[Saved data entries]
§ §

class DecoderBatch:

    def __init__(self, plan, qs):
        self.plan, self.qs, self.G = plan, qs, qs.nq
        p, G, K = plan, qs.nq, plan.obj_n
        N = G * K
        self.N = N
        f = lambda *s_: torch.empty(*s_, device=p.eng.device, dtype=torch.float32)
        self.dec_in = f(N, p.h16, p.w16, DV)
        self.d16 = [f(N, p.h16, p.w16, 256) for _ in range(3)]
        self.d8 = [f(N, p.h8, p.w8, 256) for _ in range(3)]
        self.d4 = [f(N, p.h4, p.w4, 256) for _ in range(3)]
        self.pp = f(N, p.h4, p.w4, 2)
        self.z4 = f(N, p.h4, p.w4, Pred2Layer.TAPS)
        self.z2 = f(N, p.h2, p.w2, Pred2Layer.TAPS)
        self.p_up = f(N, p.h2, p.w2, 2)
        self.rough = f(N, p.h2, p.w2)
        self.unc = f(G, p.h2, p.w2)
        self.lm = f(N, p.h2, p.w2, 64)
        self.conf = f(N, p.h2, p.w2)
        self.l2 = [f(N, p.h2, p.w2, 32) for _ in range(3)]
        self.qq = f(N, p.h2, p.w2, 2)
        self.score = f(G, K, p.H0, p.W0)
        self._mr = None
        self.post = []
        self._build()

    @property
    def mr(self):
        if self._mr is None:
            import types
            p, G, K = self.plan, self.G, self.plan.obj_n
            f = lambda *s_: torch.empty(*s_, device=p.eng.device, dtype=torch.float32)
            HWb = G * p.HW
            self._mr = types.SimpleNamespace(HW=HWb, ml=f(K, HWb, 2), ml_part=f(K, MAX_SPLIT_SCAN, HWb, 2), o_part=f(K, MAX_SPLIT, HWb, DV),
                                             work=torch.zeros(4, dtype=torch.int32, device=p.eng.device), dec_in=f(K, HWb, DV))
        return self._mr

    def __getattr__(self, name):
        return getattr(self.plan, name)

    def grp(self, t, g):
        K = self.plan.obj_n
        return t[g * K:(g + 1) * K]

    def _build(self):
        p, qs, G = self.plan, self.qs, self.G
        K, N = p.obj_n, self.N
        D = p.eng.dec
        L = self.post
        grp = self.grp
        p._ws_cur, p._cnt_cur = p.ws, p.cnt
        d16, d8, d4, l2 = self.d16, self.d8, self.d4, self.l2
        for g in range(G):
            p._conv(L, D['convFM_m'], grp(self.dec_in, g), grp(d16[0], g), K, p.h16, p.w16, res=qs.fm_q[g:g + 1], res_mod=p.HW,
                    name='decoder.convFM.mem', lp_out='relu')
        p._resblock(L, D['ResMM'], d16[0], d16[1], d16[2], N, p.h16, p.w16, 'decoder.ResMM')
        for g in range(G):
            L.append(Launch(ops.upsample2x_add, (qs.s8[2][g:g + 1], grp(d16[2], g), grp(d8[0], g), True), 'decoder.RF3.up_add'))
        p._resblock(L, D['RF3']['ResMM'], d8[0], d8[1], d8[2], N, p.h8, p.w8, 'decoder.RF3.ResMM')
        for g in range(G):
            L.append(Launch(ops.upsample2x_add, (qs.s4[2][g:g + 1], grp(d8[2], g), grp(d4[0], g), True), 'decoder.RF2.up_add'))
        p._resblock(L, D['RF2']['ResMM'], d4[0], d4[1], d4[2], N, p.h4, p.w4, 'decoder.RF2.ResMM')
        p._conv(L, D['pred2'], d4[2], self.z4, N, p.h4, p.w4, relu_in=True, name='decoder.pred2.taps')
        L.append(Launch(ops.pred2_gather, (self.z4, D['pred2'].bias, self.pp), 'decoder.pred2.gather'))
        for g in range(G):
            L.append(Launch(ops.rough_uncertainty, (grp(self.pp, g), grp(self.p_up, g), grp(self.rough, g), self.unc[g]), 'decoder.rough_unc'))
            L.append(Launch(ops.local_stats, (qs.q['r1'][g], grp(self.rough, g), p.hs, p.hr, p.hm, grp(self.lm, g), grp(self.conf, g)),
                            'decoder.local_stats'))
            p._conv(L, D['local_convFM_loc'], grp(self.lm, g), grp(l2[0], g), K, p.h2, p.w2, res=qs.lq[g:g + 1],
                    res_mod=p.h2 * p.w2, name='decoder.local_convFM.local', lp_out='relu')
        p._resblock(L, D['local_ResMM'], l2[0], l2[1], l2[2], N, p.h2, p.w2, 'decoder.local_ResMM')
        p._conv(L, D['local_pred2'], l2[2], self.z2, N, p.h2, p.w2, relu_in=True, name='decoder.local_pred2.taps')
        L.append(Launch(ops.pred2_gather, (self.z2, D['local_pred2'].bias, self.qq), 'decoder.local_pred2.gather'))
        for g in range(G):
            L.append(Launch(ops.final_logits, (grp(self.p_up, g), self.unc[g], grp(self.conf, g), grp(self.qq, g), self.score[g:g + 1],
                                               p.pad, p.H0, p.W0), 'decoder.final_logits'))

§ §

→ GOAL OF THE EXERCISE: Write down exactly the line with "p.h2, p.w2, res=qs.lq[g:g", then each line after it through the end of the data.

→ RESULT:
            p._conv(L, D['local_convFM_loc'], grp(self.lm, g), grp(l2[0], g), K, p.h2, p.w2, res=qs.lq[g:g + 1],
                    res_mod=p.h2 * p.w2, name='decoder.local_convFM.local', lp_out='relu')
        p._resblock(L, D['local_ResMM'], l2[0], l2[1], l2[2], N, p.h2, p.w2, 'decoder.local_ResMM')
        p._conv(L, D['local_pred2'], l2[2], self.z2, N, p.h2, p.w2, relu_in=True, name='decoder.local_pred2.taps')
        L.append(Launch(ops.pred2_gather, (self.z2, D['local_pred2'].bias, self.qq), 'decoder.local_pred2.gather'))
        for g in range(G):
            L.append(Launch(ops.final_logits, (grp(self.p_up, g), self.unc[g], grp(self.conf, g), grp(self.qq, g), self.score[g:g + 1],
                                               p.pad, p.H0, p.W0), 'decoder.final_logits'))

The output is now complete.